Aerosol-Printed Silver 3D Mesh Decorated with Zinc Oxide Nanorods for Enhanced Photocatalytic Degradation of Organic Pollutants.

Abstract

The efficient removal of organic pollutants from wastewater remains a critical challenge for environmental sustainability. Enhancing the surface area through the incorporation of a three-dimensional (3D) architecture offers a promising strategy to improve the photocatalytic degradation efficiency. Herein, we fabricated 3D silver (Ag) meshes using aerosol printing and further functionalized them with zinc oxide (ZnO) nanorods (NRs), creating a hierarchical architecture aimed at improving the photocatalytic degradation of organic contaminants. Aerosol printing enabled the fabrication of a highly interconnected 3D Ag mesh with a significantly larger surface area compared to the conventional thin-film seed layer.
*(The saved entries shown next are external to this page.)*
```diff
+                csc[0] = a0.x; csc[1] = a0.y; csc[2] = a0.z; csc[3] = a0.w; csc[4] = a1.x; csc[5] = a1.y; csc[6] = a1.z; csc[7] = a1.w;
+                csh[0] = b0.x; csh[1] = b0.y; csh[2] = b0.z; csh[3] = b0.w; csh[4] = b1.x; csh[5] = b1.y; csh[6] = b1.z; csh[7] = b1.w;
+                csl[0] = d0.x; csl[1] = d0.y; csl[2] = d0.z; csl[3] = d0.w; csl[4] = d1.x; csl[5] = d1.y; csl[6] = d1.z; csl[7] = d1.w;
+            }
+            float t1[DIRECT ? 1 : 8], t2[DIRECT ? 1 : 8], t3[DIRECT ? 1 : 8];
+            float* const f1 = DIRECT ? reinterpret_cast<float*>(st1) : t1;
+            float* const f2 = DIRECT ? reinterpret_cast<float*>(st2) : t2;
+            float* const f3 = DIRECT ? reinterpret_cast<float*>(st3) : t3;
+            if (!DIRECT)
+#pragma unroll
+                for (int j = 0; j < 8; ++j) { f1[j] = 0.f; f2[j] = 0.f; f3[j] = 0.f; }
+#pragma unroll 1
+            for (int p = 0; p < 4 * (ROWS / 16); ++p) {
+                const int rr = c_r0 + 16 * (p >> 2), q = p & 3;
+                if (mt * ROWS + rr >= g.M) break;
+                const float4 ca = *reinterpret_cast<const float4*>(Cs + rr * CLD + c8 * 8);
+                const float4 cc = *reinterpret_cast<const float4*>(Cs + rr * CLD + c8 * 8 + 4);
+                const float cv[8] = {ca.x, ca.y, ca.z, ca.w, cc.x, cc.y, cc.z, cc.w};
+                bf16* gp = Gp + (long)((p >> 2 ? pc[1] : pc[0]) + (q >> 1) * g.Win + (q & 1)) * g.ldg + ncol;
+                u16x8 xv = xs[p * 256];
+                if (col_rem < 8) {
+#pragma unroll
+                    for (int j = 0; j < 8; ++j) xv[j] = j < col_rem ? xv[j] : (bf16)0;
+                }
+                u16x8 o;
+#pragma unroll
+                for (int j = 0; j < 8; ++j) {
+                    const float x = bf2f(xv[j]);
+                    const float u = fmaf(x, csc[j], csh[j]);
+                    const float dA = 0.25f * cv[j];
+                    const float du = u > 0.f ? dA : csl[j] * dA;
+                    f1[j] += du; f2[j] += du * x; f3[j] += u > 0.f ? 0.f : dA * u;
+                    o[j] = f2bf(csc[j] * du);
+                }
+                if (col_rem >= 8) *reinterpret_cast<u16x8*>(gp) = o;
+                else {
+#pragma unroll
+                    for (int j = 0; j < 8; ++j)
+                        if (j < col_rem) gp[j] = o[j];
+                }
+            }
+            if (!DIRECT)
+#pragma unroll
+                for (int j = 0; j < 8; ++j) { st1[j] += (stat_t)f1[j]; st2[j] += (stat_t)f2[j]; st3[j] += (stat_t)f3[j]; }
+        }
+    }
+    asm volatile("s_waitcnt vmcnt(0)" ::: "memory");
+    if (g.part == nullptr) return;
+    const int lane = tid & 63, wave = tid >> 6, c8 = tid & 15;
+    __syncthreads();
+#pragma unroll
+    for (int j = 0; j < 8; ++j) {
+        double d1 = (double)st1[j], d2 = (double)st2[j], d3 = (double)st3[j];
+        d1 += __shfl_xor(d1, 16); d1 += __shfl_xor(d1, 32);
+        d2 += __shfl_xor(d2, 16); d2 += __shfl_xor(d2, 32);
+        d3 += __shfl_xor(d3, 16); d3 += __shfl_xor(d3, 32);
+        if (lane < 16) {
+            double* p = red + ((wave * 128) + c8 * 8 + j) * 3;
+            p[0] = d1; p[1] = d2; p[2] = d3;
+        }
+    }
+    __syncthreads();
+    if (tid < 128 && n0 + tid < g.N) {
+        double a = 0, b = 0, c = 0;
+#pragma unroll
+        for (int w = 0; w < 4; ++w) { a += red[(w * 128 + tid) * 3]; b += red[(w * 128 + tid) * 3 + 1]; c += red[(w * 128 + tid) * 3 + 2]; }
+        double* p = g.part + ((long)blockIdx.x * g.N + n0 + tid) * 3;
+        p[0] = a; p[1] = b; p[2] = c;
+    }
+}
+
+bool wide(const TransBwdArgs& a) { return a.Kp > KS_SMALL * 16; }
+
+}
+
+bool trans_dgrad_ok(const TransBwdArgs& a) {
+    if (!a.ET || !a.Wfrag || !a.Xin || !a.Gout || !a.sc || !a.sh || !a.sl || !a.part) return false;
+    if (a.M <= 0 || a.N <= 0 || a.K <= 0 || (a.lde & 7) || (a.K & 7) || a.K > a.lde || (a.Kp & 15) || a.Kp < a.K || a.Kp > KS_WIDE * 16) return false;
+    if ((a.ldx & 7) || (a.ldg & 7) || a.N > a.ldx || a.N > a.ldg) return false;
+    if (a.H <= 0 || a.W <= 0 || a.Hin < 2 * a.H || a.Win < 2 * a.W || a.M % ((long)a.H * a.W) != 0) return false;
+    if (a.M / ((long)a.H * a.W) * a.Hin * a.Win >= (1L << 31)) return false;
+    const uintptr_t al = reinterpret_cast<uintptr_t>(a.ET) | reinterpret_cast<uintptr_t>(a.Wfrag) | reinterpret_cast<uintptr_t>(a.Xin) |
+                         reinterpret_cast<uintptr_t>(a.Gout);
+    return (al & 15) == 0 && a.grid_cap >= 0;
+}
+
+int trans_dgrad_nblk(const TransBwdArgs& a) {
+    int cap = (int)(512L * 128 / a.N);
+    if (cap < 64) cap = 64;
+    if (cap > 512) cap = 512;
+    if (a.grid_cap > 0 && a.grid_cap < cap) cap = a.grid_cap;
+    const long mt = (a.M + ROWS - 1) / ROWS;
+    return (int)(mt < cap ? mt : cap);
+}
+
+int trans_dgrad_launch(const TransBwdArgs& a, hipStream_t st) {
+    if (!trans_dgrad_ok(a)) return -2;
+    if (a.nblk != trans_dgrad_nblk(a)) { fprintf(stderr, "tcvn: trans_dgrad nblk mismatch\n"); return -3; }
+    static bool attr = false;
+    if (!attr) {
+        TCVN_CHECK(hipFuncSetAttribute(reinterpret_cast<const void*>(k_trans_dgrad_bf16<KS_SMALL, NKC_SMALL>), hipFuncAttributeMaxDynamicSharedMemorySize, 80 * 1024));
+        TCVN_CHECK(hipFuncSetAttribute(reinterpret_cast<const void*>(k_trans_dgrad_bf16<KS_WIDE, NKC_WIDE>), hipFuncAttributeMaxDynamicSharedMemorySize, 80 * 1024));
+        attr = true;
+    }
+    ProfScope ps("k_trans_dgrad_bf16", 2.0 * a.M * (double)a.N * a.K, (double)a.M * 2.0 * (a.K + 8.0 * a.N), st);
+    const dim3 grid(a.nblk, cdiv(a.N, 128));
+    if (wide(a)) hipLaunchKernelGGL((k_trans_dgrad_bf16<KS_WIDE, NKC_WIDE>), grid, dim3(256), smem_bytes<NKC_WIDE>(), st, a);
+    else hipLaunchKernelGGL((k_trans_dgrad_bf16<KS_SMALL, NKC_SMALL>), grid, dim3(256), smem_bytes<NKC_SMALL>(), st, a);
+    TCVN_LAUNCH_CHECK();
+    return 0;
+}
+
+}
```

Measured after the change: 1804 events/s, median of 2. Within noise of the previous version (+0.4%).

The Schottky junction formed at the ZnO-Ag interface promoted effective charge separation and inhibited the recombination of electron-hole pairs. Under UV light, ZnO/Ag nanostructures achieved ∼98% degradation of organic dyes, including methyl orange, malachite green oxalate, methylene blue, and methyl green within 150 min, significantly outperforming pristine ZnO NRs due to the surface plasmon resonance of the Ag mesh. Moreover, the ZnO/Ag heterojunction photocatalyst retained 97.3% of its photocatalytic efficiency, with only a 2.7% loss due to photocorrosion after four consecutive cycles. This study highlights the potential of integrating printing technology with functional nanomaterials to create advanced photocatalytic platforms for environmental remediation applications.